BRIEF DESCRIPTION OF THE INVENTION

The present invention consists of a method for reducing the viscosity in crude oil and the potentialization of its dehydration, passing the crude over a core that polarizes it with an electrostatic charge. The core consists of a metal bar made of an alloy comprising, by weight, 40-70% copper, 10-32% nickel, 15-40% zinc, 2- 20% tin and 0.05-10% silver. The nucleus is inside a housing that has an entrance and an exit at its ends to receive and unload the crude oil to be treated. The center or core is placed in a crude oil supply line. The center metal bar comprises a plurality of cuts having a concave shape, arranged diagonally along an entire surface of an upper and lower face of the center metal bar to create grooves, which allow the crude to be agitated while in contact with the center, activating the electrostatic charge. The electrostatic charge generated by the core creates a magnetic catalytic reaction that causes a molecular alignment in the molecular chains within the crude oil, thus decreasing its viscosity. The lower viscosity keeps the oil in liquid state 1 pumping and transport.

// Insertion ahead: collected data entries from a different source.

#ifndef PR_RAST_WPE
#define PR_RAST_WPE 1
#endif
#ifndef PR_RAST_DUO_WPE
#define PR_RAST_DUO_WPE 1
#endif
template <int SL, bool PERSP, bool CLIP, bool FRAG, int NW>
__global__ void __launch_bounds__(64 * NW, NW == 2 ? PR_RAST_DUO_WPE : PR_RAST_WPE)
    rast_fwd_kernel(PRRastArgs a, const FaceRec* __restrict__ faces, const uint2* __restrict__ fbox, int ring,
                    BinGrid bins) {
  constexpr int TW = SL >= 4 ? 4 : 8, TH = 64 / SL / TW, TP = TW * TH;
  constexpr int kCap = RastCfg<SL>::CAP, kGroup = RastCfg<SL>::G, CH = RastCfg<SL>::CH;
  constexpr int QS = TP + rast_qpad<SL>();
  constexpr int NT = 64 * NW;
  extern __shared__ float smem[];
  const int K = a.K;
  const int tid = threadIdx.x, lane = tid & 63, wv = NW == 2 ? tid >> 6 : 0;
  const int pix = lane / SL, slice = lane % SL;
  const size_t wbytes = rast_fwd_wave_bytes<SL>(K);
  char* wbase = reinterpret_cast<char*>(smem) + wv * wbytes;
  FaceRec* lrec = reinterpret_cast<FaceRec*>(wbase);
  float2* q = reinterpret_cast<float2*>(lrec + CH);
  int* qsz = reinterpret_cast<int*>(q + (size_t)K * QS);
  int* lcf = qsz + 64;
  float* lcs = reinterpret_cast<float*>(lcf + CH);
  float* lmg = lcs + CH;
  int* lfid = reinterpret_cast<int*>(reinterpret_cast<char*>(smem) + NW * wbytes);
  float* lkey = reinterpret_cast<float*>(lfid + kCap);
  float* lsuf = lkey;
  int* lidx = reinterpret_cast<int*>(lkey + kCap);
  int64_t* lctl = reinterpret_cast<int64_t*>(lidx + kCap);
  const int n = blockIdx.z;
  const int H = a.H, W = a.W;
  int tile_x = blockIdx.x, tile_y = blockIdx.y;
  if (ring & 1) {
    const int b = blockIdx.y * gridDim.x + blockIdx.x;
    if (gridDim.y == gridDim.x) {
      ring_tile(b, gridDim.x, tile_x, tile_y);
    } else {
      ring_tile(b >> 1, gridDim.x, tile_x, tile_y);
      tile_y = 2 * tile_y + (b & 1);
    }
  }
  const int row0 = tile_y * TH, col0 = tile_x * TW;
  const int row = row0 + pix / TW, col = col0 + pix % TW;
  const bool inimg = row < H && col < W;
  const V2 p{ndc(W - 1 - min(col, W - 1), W, H), ndc(H - 1 - min(row, H - 1), H, W)};
  const int c1 = min(col0 + TW - 1, W - 1), r1 = min(row0 + TH - 1, H - 1);
  const float txmax = ndc(W - 1 - col0, W, H), txmin = ndc(W - 1 - c1, W, H);
  const float tymax = ndc(H - 1 - row0, H, W), tymin = ndc(H - 1 - r1, H, W);
  const float tcx = 0.5f * (txmin + txmax), tcy = 0.5f * (tymin + tymax);
  const float ptile = fmaxf(fmaxf(fabsf(txmin), fabsf(txmax)), fmaxf(fabsf(tymin), fabsf(tymax)));
  const int64_t fb = a.mesh_first_face[n];
  const int* ids = nullptr;
  int64_t fe = a.mesh_num_faces[n];
  if (bins.count) {
    const int b = (n * bins.ny + row0 / bins.bs) * bins.nx + col0 / bins.bs;
    const int c = bins.count[b];
    if (c <= bins.cap) { ids = bins.list + (int64_t)b * bins.cap; fe = c; }
  }
  constexpr bool clip = CLIP;
  const float blur = a.blur_radius_dev ? *a.blur_radius_dev : a.blur_radius, sqrt_blur = sqrtf(blur);
  int qs = 0;
  float qlast_z = __builtin_inff();
  int qlast_f = 0x7fffffff;
  int64_t base = 0;
#ifdef PR_RAST_PROFILE
  long long stamp[6] = {0, 0, 0, 0, 0, 0}, t_ = __builtin_amdgcn_s_memtime();
  const long long rt0 = __builtin_amdgcn_s_memrealtime();
  int nlist = 0, n_app = 0, n_ins = 0, w_ins = 0;
#endif
  while (base < fe) {
    int nl = 0;
    while (wv == 0 && base < fe && nl <= kCap - 64) {
      uint2 pb[kCullU];
      int fi[kCullU];
#pragma unroll
      for (int u = 0; u < kCullU; ++u) {
        const int64_t i = base + u * 64 + lane;
        const int64_t ic = i < fe ? i : fe - 1;
        fi[u] = ids ? ids[ic] : (int)(fb + ic);
      }
#pragma unroll
      for (int u = 0; u < kCullU; ++u) pb[u] = fbox[fi[u]];
      int64_t next = base + 64 * kCullU;
      bool stop = false;
#pragma unroll
      for (int u = 0; u < kCullU; ++u) {
        const int64_t i = base + u * 64 + lane;
        const float4 bb = unpack_box(pb[u]);
        const bool keep = i < fe && !(bb.x > txmax || bb.y < txmin || bb.z > tymax || bb.w < tymin);
        const uint64_t bal = __ballot(keep);
        const int cnt = __popcll(bal);
        if (!stop && nl + cnt > kCap) { stop = true; next = base + u * 64; }
        if (!stop) {
          if (keep) lfid[nl + __popcll(bal & ((1ull << lane) - 1ull))] = fi[u];
          nl += cnt;
        }
      }
      base = next < fe ? next : fe;
    }
    if constexpr (NW > 1) {
      if (tid == 0) { lctl[0] = base; lctl[1] = nl; }
      __syncthreads();
      base = lctl[0];
      nl = (int)lctl[1];
    }
    __syncthreads();
    PR_STAMP(0);
#ifdef PR_RAST_PROFILE
    nlist += nl;
#endif
    if (nl == 0) continue;
    if (ring & 2) {
      const int t = ring >> 8;
      if (nl >= t + 32) __builtin_amdgcn_s_setprio(3);
      else if (nl >= t + 16) __builtin_amdgcn_s_setprio(2);
      else if (nl >= t) __builtin_amdgcn_s_setprio(1);
    }
    bool done = !inimg;
    int n2 = 64;
    while (n2 < nl) n2 <<= 1;
    for (int i = tid; i < n2; i += NT) {
      float key = __builtin_inff();
      if (i < nl) {
        const FaceRec& r = faces[lfid[i]];
        const float4 ra = r.a, rb = r.b, re = r.e, rf = r.f;
        const float z2 = r.c.x, area = r.d.y;
        const float e0 = (tcx - ra.w) * re.w - (tcy - rb.x) * re.z;
        const float e1 = (tcx - rb.z) * rf.y - (tcy - rb.w) * rf.x;
        const float e2 = (tcx - ra.x) * re.y - (tcy - ra.y) * re.x;
        const float ia = 1.f / area;
        const float zc = (e0 * ia) * ra.z + (e1 * ia) * rb.y + (e2 * ia) * z2;
        const float zmx = fmaxf(ra.z, fmaxf(rb.y, z2));
        key = fminf(fmaxf(zc, rf.w), zmx);
        if (key != key) key = rf.w;
        key = fminf(key, 3.0e38f);
        if (key != key) key = 0.f;
      }
      lkey[i] = key;
      lidx[i] = i < nl ? i : 0x7fffffff;
    }
    __syncthreads();
// ... 365 lines not shown
          }
          tl[u] = t;
          kk[u] = v - e0;
          e[u] = kth(t, kk[u]);
        }
#pragma unroll
        for (int u = 0; u < U; ++u) {
          if (vb + u * NT + tid >= nvalid) break;
          const int fid = __float_as_int(e[u].y);
          const int rr = tl[u] / TW, cc = tl[u] % TW;
          const int64_t o = (((int64_t)n * H + row0 + rr) * W + col0 + cc) * K + kk[u];
          const V2 pp{ndc(W - 1 - (col0 + cc), W, H), ndc(H - 1 - (row0 + rr), H, W)};
          const FaceRec r = faces[fid];
          float bc[3], pz, d;
          bool inside;
          face_eval<PERSP, CLIP>(r, pp, bc, pz, inside, d);
          if (valid_only) {
            a.pix_to_face[o] = (int64_t)fid;
            a.zbuf[o] = e[u].x;
          }
          a.dists[o] = inside ? -d : d;
          a.bary[o * 3 + 0] = bc[0];
          a.bary[o * 3 + 1] = bc[1];
          a.bary[o * 3 + 2] = bc[2];
        }
      }
    }
  }
#ifdef PR_RAST_PROFILE
  __syncthreads();
  PR_STAMP(5);
  int n_app_tot = n_app, n_ins_tot = n_ins;
  for (int o = 32; o > 0; o >>= 1) { n_app_tot += __shfl_xor(n_app_tot, o); n_ins_tot += __shfl_xor(n_ins_tot, o); }
  if (tid == 0) {
    unsigned hw, xcc;
    asm volatile("s_getreg_b32 %0, hwreg(HW_REG_HW_ID)" : "=s"(hw));
    asm volatile("s_getreg_b32 %0, hwreg(HW_REG_XCC_ID)" : "=s"(xcc));
    const unsigned t = (blockIdx.z * gridDim.y + blockIdx.y) * gridDim.x + blockIdx.x;
    if (t < kProfTiles) {
      long long* rec = g_rast_prof + (size_t)t * 16;
      rec[0] = tile_x; rec[1] = tile_y; rec[2] = blockIdx.z; rec[3] = nlist;
      rec[4] = rt0; rec[5] = (long long)__builtin_amdgcn_s_memrealtime();
      rec[6] = (long long)hw | ((long long)(xcc & 0xf) << 32);
      for (int i = 0; i < 6; ++i) rec[7 + i] = stamp[i];
      rec[13] = SL;
      rec[14] = n_app_tot;
      rec[15] = ((long long)n_ins_tot << 32) | (unsigned)w_ins;
    }
  }
#endif
}
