extern "C" int alpro_vit_final_pool_mode_bwd(const float* dout, const float* x, const float* gamma, float eps, float* dx, float* dgamma, float* dbeta,
                                             int mode, int64_t rows, int B, int T, int N, int D, void* emit_out, int emit_dtype, const float* emit_scale,
                                             int emit_scale_group, void* workspace, size_t workspace_bytes, void* stream) {
  constexpr size_t part_bytes = 2 * LN_D * sizeof(float);
  ALPRO_CHECK(dout && x && gamma && dx && dgamma && dbeta && B > 0 && T > 0 && N > 0, "alpro_vit_final_pool_mode_bwd: bad args");
  ALPRO_CHECK(mode >= ALPRO_POOL_TEMPORAL && mode <= ALPRO_POOL_NONE, "alpro_vit_final_pool_mode_bwd: bad mode %d (ALPRO_POOL_TEMPORAL / _SPATIAL / _NONE)", mode);
  ALPRO_CHECK(D == LN_D, "alpro_vit_final_pool_mode_bwd: D=%d unsupported (hidden size is 768 on this path)", D);
  ALPRO_CHECK(rows == (int64_t)B * (1 + (int64_t)N * T), "alpro_vit_final_pool_mode_bwd: rows=%lld is not B * (1 + N * T) = %d * (1 + %d * %d)", (long long)rows, B, N, T);
  ALPRO_CHECK(!workspace || (((uintptr_t)workspace % 16) == 0 && workspace_bytes >= part_bytes), "alpro_vit_final_pool_mode_bwd: the workspace must be 16-byte aligned and hold at least one workgroup's sums (%zu bytes)", part_bytes);
  ALPRO_CHECK(!emit_out || emit_dtype == ALPRO_F32 || emit_dtype == ALPRO_BF16 || emit_dtype == ALPRO_F16, "alpro_vit_final_pool_mode_bwd: bad emit_dtype %d", emit_dtype);
  ALPRO_CHECK(!emit_scale || emit_scale_group > 0, "alpro_vit_final_pool_mode_bwd: emit_scale_group must be > 0");
  EmitArgs em;
  em.out = emit_out; em.mode = emit_out ? ALPRO_EMIT_ROWS : ALPRO_EMIT_NONE; em.p0 = T; em.p1 = N; em.scale = emit_scale; em.group = emit_scale_group;
  em.drop_p = 0.f; em.drop_seed = 0u; em.colsum_pre = nullptr; em.extra_cls = 0;
  const int cap = get_option(OPT_LN_GRID);
  int nblk = grid_for(rows, 4 * 8, cap > 0 ? cap : 256 * 8);
  if (workspace) nblk = (int)std::min<size_t>((size_t)nblk, workspace_bytes / part_bytes);
  const dim3 grid(nblk), blk(256);
  float* part = (float*)workspace;
  hipStream_t st = (hipStream_t)stream;
#define ALPRO_FPB(TE, M) hipLaunchKernelGGL((vit_final_pool_bwd_kernel<TE, M>), grid, blk, 0, st, dout, x, gamma, eps, dx, dgamma, dbeta, rows, T, N, em, part)
#define ALPRO_FPB_MODES(TE) \
  do { if (mode == ALPRO_POOL_TEMPORAL) ALPRO_FPB(TE, ALPRO_POOL_TEMPORAL); else if (mode == ALPRO_POOL_SPATIAL) ALPRO_FPB(TE, ALPRO_POOL_SPATIAL); else ALPRO_FPB(TE, ALPRO_POOL_NONE); } while (0)
  if (emit_out && emit_dtype == ALPRO_BF16) ALPRO_FPB_MODES(bf16_t);
  else if (emit_out && emit_dtype == ALPRO_F16) ALPRO_FPB_MODES(f16_t);
  else ALPRO_FPB_MODES(float);
#undef ALPRO_FPB_MODES
#undef ALPRO_FPB
  if (part) hipLaunchKernelGGL(colsum_reduce_kernel, dim3(LN_D / 32, 2), dim3(1024), 0, st, part, nblk, 2, dgamma, dbeta, (float*)nullptr);
  return check_launch("alpro_vit_final_pool_mode_bwd");
}

extern "C" int alpro_gather_cast(const float* src, int64_t ld, void* out, int dtype, int rows, int D, int map_mode, int map_p0, int map_p1,
                                 const float* row_scale, int row_scale_group, float cls_scale, float drop_p, uint32_t drop_seed, float* colsum,
                                 float* colsum_pre, void* workspace, size_t workspace_bytes, void* stream) {
  ALPRO_CHECK(src && out && rows > 0, "alpro_gather_cast: bad args");
  ALPRO_CHECK(!workspace || (((uintptr_t)workspace % 16) == 0 && workspace_bytes >= 2 * LN_D * sizeof(float)), "alpro_gather_cast: the workspace must be 16-byte aligned and hold at least one workgroup's sums");
  ALPRO_CHECK(D == LN_D, "alpro_gather_cast: D=%d unsupported", D);
  ALPRO_CHECK(map_mode >= 0 && map_mode <= ALPRO_MAP_PATCH_EMBED, "alpro_gather_cast: bad map_mode %d", map_mode);
  ALPRO_CHECK(!row_scale || row_scale_group > 0, "alpro_gather_cast: row_scale_group must be > 0");
  if (colsum || colsum_pre) {
    float* part = (float*)workspace;
    int nblk = grid_for(rows, 32, 512);
    if (part) nblk = (int)std::min<size_t>((size_t)nblk, workspace_bytes / (2 * LN_D * sizeof(float)));
    ALPRO_DISPATCH_DTYPE(dtype, T, hipLaunchKernelGGL((gather_cast_kernel<T, 16>), dim3(nblk), dim3(1024), 0, (hipStream_t)stream, src, ld, (T*)out, (int64_t)rows, map_mode, map_p0, map_p1, row_scale, row_scale_group, cls_scale, drop_p, drop_seed, colsum, colsum_pre, part));
    if (part) hipLaunchKernelGGL(colsum_reduce_kernel, dim3(LN_D / 32, 2), dim3(1024), 0, (hipStream_t)stream, part, nblk, 2, colsum, colsum_pre, (float*)nullptr);
  } else {
    ALPRO_DISPATCH_DTYPE(dtype, T, hipLaunchKernelGGL((gather_cast_kernel<T, 4>), dim3(grid_for(rows, 8, 256 * 32)), dim3(256), 0, (hipStream_t)stream, src, ld, (T*)out, (int64_t)rows, map_mode, map_p0, map_p1, row_scale, row_scale_group, cls_scale, drop_p, drop_seed, colsum, colsum_pre, (float*)nullptr));
  }
  return check_launch("alpro_gather_cast");
}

The electrostatic charge generated by the nucleus creates a magnetic catalytic reaction that causes an elongation or stretching in the crude oil molecules, this coupled with their ionization-polarization, creates a kind of molecular torsion that helps the oil release the molecules of water trapped in it.

 This occurs because the atoms of metals have a very broad spectrum of electrons around their nucleus, which affects the molecules and atoms of other elements that come into contact with them, in our particular case, the molecules and atoms of the crude oil and the elements contained in it {water and salts).

 The theory tells us that the process of molecular ionization-polarization causes the disorganization and rupture of the particles responsible for gel formation (conglomeration), which leads us to an improvement in the fluidity of the oil. As a consequence of this, it is possible for crude oil to remain fluid at temperatures of 0 ° c.

In a crude oil that has not been ionized-polarized, aromatics tend to attract electrostatically (an effect called pi - pi stacking) and due to the flatness of aromatic rings, they are able to achieve non-covalent bonds with each other. Finally, this results in a stabilized and strengthened structure through additional links. These Links can be easily broken, especially through the effects of temperature (above 90 ° C).

 Now, when crude oil is heated and polarized, aromatics are not able to interact freely with each other and the formation of the pi - pi stacking effect is avoided. Instead, a homogeneous mixture of aromatics and paraffins is formed. The structure formed by this mixture of aromatics and paraffins is not stabilized or reinforced by additional non-covalent bonds and that is the reason why the oil can remain liquid or fluid at lower temperatures.

 Additionally, having this weakened structure of crude oil contributes to its molecules releasing the external elements contained in them (mainly water), which potentiates the efficiency of chemical products for their elimination (dehydration).

BRIEF DESCRIPTION OF THE DRAWINGS

Objectives and additional advantages of the present invention can be found in the detailed description of the preferred embodiments when taken in conjunction with the accompanying drawings in which:

 Figure 1A is the molecular chain of crude oil before a treatment.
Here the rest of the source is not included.